Create a database. Here are a few tips :

  • to perform administrative tasks on the database, log in as the postgres user su postgres
  • to create a database user: createuser --interactive
  • to create the database solar: createdb solar
  • to edit the access policies : nano /etc/postgres/9.6/main/pg_hba.conf (add a line local solar solar md5) then reload systemctl reload postgresql
  • in the psql command prompt: (use \c to connect, \l to list databases and \d to list tables)
grant all privileges on database solar to solar;
alter user solar with password '***';
\c solar
create extension postgis;
  • test the connection: psql solar solar
  • set up a tunnel if your database is not on the same system than the one which runs your python code:
ssh -M -S ~/my-ctrl-socket-5432 -fnNT -L 5432:localhost:5432 username@database-machine
ssh -S ~/my-ctrl-socket-5432 -O exit username@database-machine

Tensorflow

You can install tensorflow from pip and it is the fastest and easiest option.

If you plan to compute the CNN features using a CPU, the packaged version of tensorflow may not take advantage of advanced instruction sets supported by your CPU. In that case tensorflow can be built from source. Tested on CPUs supporting SSE4.1, SSE4.2, AVX, AVX2, FMA (Intel Xeon E5-2643 v3 @ 3.40GHz), the optimized version of tensorflow achieves a 2x speedup compared to the packaged version.

Tensorflow works best on GPUs.

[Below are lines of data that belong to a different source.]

@@ -97,7 +99,7 @@
 };
 
 struct HostArrays {
-  std::vector<__nv_bfloat16> Wf, Wb_hi, Wb_lo;
+  std::vector<__nv_bfloat16> Wf, Wb_hi, Wb_lo, Wbi_hi, Wbi_lo;
   std::vector<float> W32, Jt, Jsd, term_c;
   std::vector<uint32_t> vmeta;
   std::vector<float> vwts;
@@ -210,6 +212,11 @@
                           int S, int Sw, float* dfeat_part, int nsplit, int row_begin, int row_end,
                           cudaStream_t st);
 int blend_bwd_umma_splits(const DevModel& m, int S, int num_sms);
+bool fused_bwd_usable(const DevModel& m, int mode, const float* grad_verts);
+int fused_bwd_parts(const DevModel& m, int Sw, int num_sms);
+int launch_lbs_bwd_gemm(const DevModel& m, int mode, const float* vpB, int S, int Sw, const float* A_blk, int b0, int nb,
+                        const float* grad_verts, float* dA_acc, float* dtr_acc, float* dfeat_part, int num_sms,
+                        cudaStream_t st);
 int launch_blend_lbs_fwd(const DevModel& m, int mode, const __nv_bfloat16* feat, int S, int Sw, float* vpT,
                          const float* A_blk, int b0, int nb, const float* transl, float* verts, int num_sms,
                          cudaStream_t st);
diff --git a/soccerplayershapepose_b200/csrc/fused_bwd.cu b/soccerplayershapepose_b200/csrc/fused_bwd.cu
--- /dev/null
+++ b/soccerplayershapepose_b200/csrc/fused_bwd.cu
@@ -0,0 +1,509 @@
+#include <algorithm>
+
+#include "lbs_tiles.cuh"
+#include "umma_common.cuh"
+
+namespace b200smpl {
+
+constexpr int FB_BN_MAX = 224;
+constexpr int FB_ITEM_V = 16;
+constexpr int FB_ITEM_ROWS = 3 * FB_ITEM_V;
+constexpr int FB_ROT_COL0 = FB_BN_MAX;
+constexpr int FB_ROT_COLS = 8;
+constexpr int FB_NSTAGE_A = 2;
+constexpr int FB_A_COL0 = FB_ROT_COL0 + NJ * FB_ROT_COLS;
+constexpr int FB_A_STAGE_COLS = FB_ITEM_ROWS;
+constexpr int FB_NSTAGE_B = 2;
+constexpr int FB_BSTAGE_MAX = 2 * (FB_ITEM_ROWS / 8) * (FB_BN_MAX / 2) * 16;
+constexpr int FB_PROD_WARPS = 8;
+constexpr int FB_PROD_WARP0 = 4;
+constexpr int FB_THREADS = (FB_PROD_WARP0 + FB_PROD_WARPS) * 32;
+constexpr int FB_REGS_WG0 = 56;
+constexpr int FB_REGS_PROD = 224;
+constexpr int FB_HV = 8;
+using FbShape = ItemShape<FB_HV>;
+constexpr int FB_R22_WORDS = 4 * NJ * 32;
+constexpr int FB_WARP_BYTES = (2 * FbShape::TILE_WORDS + 2 * (FbShape::VP_WORDS + FbShape::PLAN_WORDS)) * 4;
+constexpr int FB_NBARS = 2 * FB_NSTAGE_A + 3 * FB_NSTAGE_B + 1 + 2 * FB_PROD_WARPS;
+constexpr size_t FB_SMEM = (size_t)FB_NSTAGE_B * FB_BSTAGE_MAX + (size_t)FB_R22_WORDS * 4 + (size_t)FB_PROD_WARPS * FB_WARP_BYTES +
+                           FB_NBARS * 8 + 16 + 1024 ;
+static_assert(FB_SMEM + 1024 <= 164 * 1024, "fused backward: above the 164 KB carve-out the dV pieces lose L1");
+static_assert(FB_A_COL0 + FB_NSTAGE_A * FB_A_STAGE_COLS <= 512, "fused backward: tensor memory budget");
+static_assert(FB_REGS_WG0 * 128 + FB_REGS_PROD * 256 <= 65536, "register file");
+static_assert(FB_WARP_BYTES % 16 == 0, "bulk-copy destinations stay 16-byte aligned");
+
+struct FbWork {
+  uint16_t bp[BS_MAX_WORK], i0[BS_MAX_WORK], i1[BS_MAX_WORK], slot[BS_MAX_WORK];
+};
+
+__device__ __forceinline__ void umma_bf16_2cta_ts(uint32_t tmem_d, uint32_t tmem_a, uint64_t desc_b, uint32_t idesc,
+                                                  uint32_t accumulate) {
+  asm volatile(
+      "{\n\t.reg .pred p;\n\t"
+      "setp.ne.b32 p, %4, 0;\n\t"
+      "tcgen05.mma.cta_group::2.kind::f16 [%0], [%1], %2, %3, p;\n\t}"
+      ::"r"(tmem_d), "r"(tmem_a), "l"(desc_b), "r"(idesc), "r"(accumulate)
+      : "memory");
+}
+__device__ __forceinline__ void tmem_st_x4u(uint32_t taddr, uint32_t a, uint32_t b, uint32_t c, uint32_t d) {
+  asm volatile("tcgen05.st.sync.aligned.32x32b.x4.b32 [%0], {%1, %2, %3, %4};" ::"r"(taddr), "r"(a), "r"(b), "r"(c), "r"(d)
+               : "memory");
+}
+__device__ __forceinline__ void tmem_ld_x8(uint32_t taddr, uint32_t (&r)[8]) {
+  asm volatile(
+      "tcgen05.ld.sync.aligned.32x32b.x8.b32 {%0, %1, %2, %3, %4, %5, %6, %7}, [%8];\n\t"
+      "tcgen05.wait::ld.sync.aligned;"
+      : "=r"(r[0]), "=r"(r[1]), "=r"(r[2]), "=r"(r[3]), "=r"(r[4]), "=r"(r[5]), "=r"(r[6]), "=r"(r[7])
+      : "r"(taddr)
+      : "memory");
+}
+
+template <bool HI>
+__device__ __forceinline__ void load_rot_half_t(SlotPair& P, float& r22, uint32_t trot, const float* r22_g, int joint, int lane) {
+  uint32_t r[8];
+  tmem_ld_x8(trot + (uint32_t)(joint * FB_ROT_COLS), r);
+  P.R[0] = set_half<HI>(P.R[0], __uint_as_float(r[0])); P.R[3] = set_half<HI>(P.R[3], __uint_as_float(r[1]));
+  P.R[1] = set_half<HI>(P.R[1], __uint_as_float(r[2])); P.R[4] = set_half<HI>(P.R[4], __uint_as_float(r[3]));
+  P.R[2] = set_half<HI>(P.R[2], __uint_as_float(r[4])); P.R[5] = set_half<HI>(P.R[5], __uint_as_float(r[5]));
+  P.R[6] = set_half<HI>(P.R[6], __uint_as_float(r[6])); P.R[7] = set_half<HI>(P.R[7], __uint_as_float(r[7]));
+  r22 = r22_g[joint * 32 + lane];
+}
+
+__device__ __forceinline__ void tmem_ld_x8_nowait(uint32_t taddr, uint32_t (&r)[8]) {
+  asm volatile("tcgen05.ld.sync.aligned.32x32b.x8.b32 {%0, %1, %2, %3, %4, %5, %6, %7}, [%8];"
+               : "=r"(r[0]), "=r"(r[1]), "=r"(r[2]), "=r"(r[3]), "=r"(r[4]), "=r"(r[5]), "=r"(r[6]), "=r"(r[7])
+               : "r"(taddr)
+               : "memory");
+}
+template <bool HI>
+__device__ __forceinline__ void set_rot_half(SlotPair& P, float& r22, uint32_t (&r)[8], const float* r22_g, int joint, int lane) {
+#pragma unroll
+  for (int i = 0; i < 8; ++i) asm volatile("" : "+r"(r[i]));
+  P.R[0] = set_half<HI>(P.R[0], __uint_as_float(r[0])); P.R[3] = set_half<HI>(P.R[3], __uint_as_float(r[1]));
+  P.R[1] = set_half<HI>(P.R[1], __uint_as_float(r[2])); P.R[4] = set_half<HI>(P.R[4], __uint_as_float(r[3]));
+  P.R[2] = set_half<HI>(P.R[2], __uint_as_float(r[4])); P.R[5] = set_half<HI>(P.R[5], __uint_as_float(r[5]));
+  P.R[6] = set_half<HI>(P.R[6], __uint_as_float(r[6])); P.R[7] = set_half<HI>(P.R[7], __uint_as_float(r[7]));
+  r22 = r22_g[joint * 32 + lane];
+}
+
+__device__ __forceinline__ void skin_bwd4_t(BwdState& s, float (&z22)[4], uint32_t trot, const float* r22_g,
+                                            float* __restrict__ dA_g, int lane, const uint32_t* meta_s, const float4* wts_s,
+                                            uint32_t force, const float4* vp_s, const float* row_in, float (&G)[12]) {
+  const uint4 m4 = *reinterpret_cast<const uint4*>(meta_s);
+  const uint32_t mts[4] = {m4.x | force, m4.y, m4.z, m4.w};
+  float P[12];
+#pragma unroll
+  for (int i = 0; i < 3; ++i) {
+    const float4 v = vp_s[i * 32];
+    P[i * 4] = v.x; P[i * 4 + 1] = v.y; P[i * 4 + 2] = v.z; P[i * 4 + 3] = v.w;
+    const float4 h = *reinterpret_cast<const float4*>(row_in + i * 4);
+    G[i * 4] = h.x; G[i * 4 + 1] = h.y; G[i * 4 + 2] = h.z; G[i * 4 + 3] = h.w;
+  }
+  float4 w = wts_s[0];
+#pragma unroll
+  for (int i = 0; i < 4; ++i) {
+    const uint32_t mt = mts[i];
+    const float4 wn = wts_s[i < 3 ? i + 1 : 3];
+    if (mt & (0xFu << 20)) {
+      const uint32_t pv = s.prev;
+#ifdef FB_BATCH_LD
+      uint32_t r[4][8];
+#pragma unroll
+      for (int k = 0; k < 4; ++k)
+        if (mt & (1u << (20 + k))) tmem_ld_x8_nowait(trot + (uint32_t)(((mt >> (5 * k)) & 31) * FB_ROT_COLS), r[k]);
+      if (mt & (1u << 20)) flush_half<false>(s.A, dA_g, pv & 31, lane);
+      if (mt & (1u << 21)) flush_half<true>(s.A, dA_g, (pv >> 5) & 31, lane);
+      if (mt & (1u << 22)) flush_half<false>(s.B, dA_g, (pv >> 10) & 31, lane);
+      if (mt & (1u << 23)) flush_half<true>(s.B, dA_g, (pv >> 15) & 31, lane);
+      asm volatile("tcgen05.wait::ld.sync.aligned;" ::: "memory");
+      if (mt & (1u << 20)) set_rot_half<false>(s.A, z22[0], r[0], r22_g, mt & 31, lane);
+      if (mt & (1u << 21)) set_rot_half<true>(s.A, z22[1], r[1], r22_g, (mt >> 5) & 31, lane);
+      if (mt & (1u << 22)) set_rot_half<false>(s.B, z22[2], r[2], r22_g, (mt >> 10) & 31, lane);
+      if (mt & (1u << 23)) set_rot_half<true>(s.B, z22[3], r[3], r22_g, (mt >> 15) & 31, lane);
+#else
+      if (mt & (1u << 20)) { flush_half<false>(s.A, dA_g, pv & 31, lane); load_rot_half_t<false>(s.A, z22[0], trot, r22_g, mt & 31, lane); }
+      if (mt & (1u << 21)) { flush_half<true>(s.A, dA_g, (pv >> 5) & 31, lane); load_rot_half_t<true>(s.A, z22[1], trot, r22_g, (mt >> 5) & 31, lane); }
+      if (mt & (1u << 22)) { flush_half<false>(s.B, dA_g, (pv >> 10) & 31, lane); load_rot_half_t<false>(s.B, z22[2], trot, r22_g, (mt >> 10) & 31, lane); }
+      if (mt & (1u << 23)) { flush_half<true>(s.B, dA_g, (pv >> 15) & 31, lane); load_rot_half_t<true>(s.B, z22[3], trot, r22_g, (mt >> 15) & 31, lane); }
+#endif
+    }
+    s.prev = mt;
+    const f2 px = bc2(P[i * 3]), py = bc2(P[i * 3 + 1]), pz = bc2(P[i * 3 + 2]);
+    const float gx = G[i * 3], gy = G[i * 3 + 1], gz = G[i * 3 + 2];
+    s.sx += gx; s.sy += gy; s.sz += gz;
+    const f2 wA = mk2(w.x, w.y), wB = mk2(w.z, w.w);
+    const f2 hxA = mul2(wA, bc2(gx)), hyA = mul2(wA, bc2(gy)), hzA = mul2(wA, bc2(gz));
+    const f2 hxB = mul2(wB, bc2(gx)), hyB = mul2(wB, bc2(gy)), hzB = mul2(wB, bc2(gz));
+    f2 qx = fma2(s.A.R[0], hxA, fma2(s.A.R[3], hyA, mul2(s.A.R[6], hzA)));
+    f2 qy = fma2(s.A.R[1], hxA, fma2(s.A.R[4], hyA, mul2(s.A.R[7], hzA)));
+    f2 qz = fma2(s.A.R[2], hxA, fma2(s.A.R[5], hyA, mul2(mk2(z22[0], z22[1]), hzA)));
+    qx = fma2(s.B.R[0], hxB, fma2(s.B.R[3], hyB, fma2(s.B.R[6], hzB, qx)));
+    qy = fma2(s.B.R[1], hxB, fma2(s.B.R[4], hyB, fma2(s.B.R[7], hzB, qy)));
+    qz = fma2(s.B.R[2], hxB, fma2(s.B.R[5], hyB, fma2(mk2(z22[2], z22[3]), hzB, qz)));
+    G[i * 3] = lo2(qx) + hi2(qx); G[i * 3 + 1] = lo2(qy) + hi2(qy); G[i * 3 + 2] = lo2(qz) + hi2(qz);
+#define B200_ACC(P_, hx_, hy_, hz_)                                                                  \
+  P_.D[0] = fma2(hx_, px, P_.D[0]); P_.D[1] = fma2(hx_, py, P_.D[1]); P_.D[2] = fma2(hx_, pz, P_.D[2]);   \
+  P_.D[3] = add2(P_.D[3], hx_);                                                                      \
+  P_.D[4] = fma2(hy_, px, P_.D[4]); P_.D[5] = fma2(hy_, py, P_.D[5]); P_.D[6] = fma2(hy_, pz, P_.D[6]);   \
+  P_.D[7] = add2(P_.D[7], hy_);                                                                      \
+  P_.D[8] = fma2(hz_, px, P_.D[8]); P_.D[9] = fma2(hz_, py, P_.D[9]); P_.D[10] = fma2(hz_, pz, P_.D[10]); \
+  P_.D[11] = add2(P_.D[11], hz_);
+    B200_ACC(s.A, hxA, hyA, hzA)
+    B200_ACC(s.B, hxB, hyB, hzB)
+#undef B200_ACC
+    w = wn;
+  }
+}
+
+__device__ __forceinline__ void fb_arrive(uint64_t* bar, uint32_t rank) {
+  if (rank == 0) asm volatile("mbarrier.arrive.shared::cta.b64 _, [%0];" ::"r"(smem_u32(bar)) : "memory");
+  else remote_arrive(bar, 0);
+}
+
+__device__ __forceinline__ int fb_item_of_stage(int k, int i0, int n) {
+  return i0 + ((k & 1) ? (n + 1) / 2 + (k >> 1) : (k >> 1));
+}
+
+template <int BN, bool SPLIT3>
+__global__ void __launch_bounds__(FB_THREADS, 1)
+lbs_bwd_gemm_kernel(const float4* __restrict__ vpB, int nc4, const float4* __restrict__ A_blk, int b0, int nb,
+                    int ntiles_n, const float* __restrict__ grad_verts, int V, const uint32_t* __restrict__ vplan,
+                    const __nv_bfloat16* __restrict__ Wbi_hi, const __nv_bfloat16* __restrict__ Wbi_lo, int nitems_all,
+                    const __grid_constant__ FbWork work, float* __restrict__ dA_acc, float* __restrict__ dtr_acc,
+                    float* __restrict__ D, long long part_stride) {
+  constexpr uint32_t TMEM_COLS = 512;
+  constexpr int BNH = BN / 2;
+  constexpr int BCHUNK = BNH * 16;
+  constexpr int BTILE = (FB_ITEM_ROWS / 8) * BCHUNK;
+  using SH = FbShape;
+  extern __shared__ __align__(1024) unsigned char smem_dyn[];
+  unsigned char* smem = smem_dyn + ((1024u - (smem_u32(smem_dyn) & 1023u)) & 1023u);
+  unsigned char* b_s = smem;
+  float* r22_s = reinterpret_cast<float*>(b_s + FB_NSTAGE_B * FB_BSTAGE_MAX);
+  unsigned char* warp_s = reinterpret_cast<unsigned char*>(r22_s + FB_R22_WORDS);
+  uint64_t* bars = reinterpret_cast<uint64_t*>(warp_s + FB_PROD_WARPS * FB_WARP_BYTES);
+  uint64_t* a_full = bars;
+  uint64_t* a_empty = a_full + FB_NSTAGE_A;
+  uint64_t* b_full = a_empty + FB_NSTAGE_A;
+  uint64_t* peer_b_full = b_full + FB_NSTAGE_B;
+  uint64_t* b_empty = peer_b_full + FB_NSTAGE_B;
+  uint64_t* tmem_full = b_empty + FB_NSTAGE_B;
+  uint64_t* wbars = tmem_full + 1;
+  uint32_t* tmem_slot = reinterpret_cast<uint32_t*>(wbars + 2 * FB_PROD_WARPS);
+
+  const int warp = threadIdx.x >> 5, lane = threadIdx.x & 31;
+  const uint32_t rank = cluster_ctarank();
+  const int piece = (int)(blockIdx.x >> 1);
+  const int btile = (int)work.bp[piece] * 2 + (int)rank;
+  const int i0 = work.i0[piece], nit = (int)work.i1[piece] - i0;
+
+  if (warp == 1 && lane == 0) {
+    for (int i = 0; i < FB_NSTAGE_A; ++i) {
+      mbar_init(&a_full[i], 8);
+      mbar_init(&a_empty[i], 1);
+    }
+    for (int i = 0; i < FB_NSTAGE_B; ++i) {
+      mbar_init(&b_full[i], 1);
+      mbar_init(&peer_b_full[i], 1);
+      mbar_init(&b_empty[i], 1);
+    }
+    mbar_init(tmem_full, 1);
+    for (int i = 0; i < 2 * FB_PROD_WARPS; ++i) mbar_init(&wbars[i], 1);
+    fence_barrier_init();
+  }
+  if (warp == 1) {
+    __syncwarp();
+    asm volatile("tcgen05.alloc.cta_group::2.sync.aligned.shared::cta.b32 [%0], %1;" ::"r"(smem_u32(tmem_slot)), "r"(TMEM_COLS)
+                 : "memory");
+    asm volatile("tcgen05.relinquish_alloc_permit.cta_group::2.sync.aligned;" ::: "memory");
+  }
+  tc_fence_before();
+  cluster_sync_all();
+  tc_fence_after();
+  const uint32_t tmem_base = *tmem_slot;
+
+  if (warp < FB_PROD_WARP0) {
+    asm volatile("setmaxnreg.dec.sync.aligned.u32 %0;" ::"n"(FB_REGS_WG0));
+#ifndef FB_PRODUCERS_ONLY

Ran on a nVidia GeForce GTX 1060 6Go, a mid to high-end graphic card launched in 2016, tensorflow is 10x faster than on 2 Intel Xeon E5-2643 v3 with the optimiser version. It applies VGG16 on 35.000 images of dimension 96x96 per second. Graphic cards are by far the cheapest and the most efficient option to perform deep learning on large amounts of data.

Install the python requirements

Make an editable installation.

pip install -e .

WMS service

You need access to a WMS server to download iages of roofs. If you are not familiar with WMS, see this issue to get started: #4

Configuration

Copy config.ini.example to config.ini and adapt it.

You will need a file buildings_labelled.csv and a file contribs.csv that you can find in the directory data.

Geographic coordinates and cartography

Geographic coordinates are a means to label locations on the earth with numbers. The most used geographic coordinates system nowadays is WGS84. It approximates the surface of the earth as a speroid, and defines a 2-dimensional coordinates system on that theoretical spheroid, composed of a latitude (lat, theta) and a longitude (lon, long, lambda). Although complex, it is possible to compute distances and surfaces using WGS84.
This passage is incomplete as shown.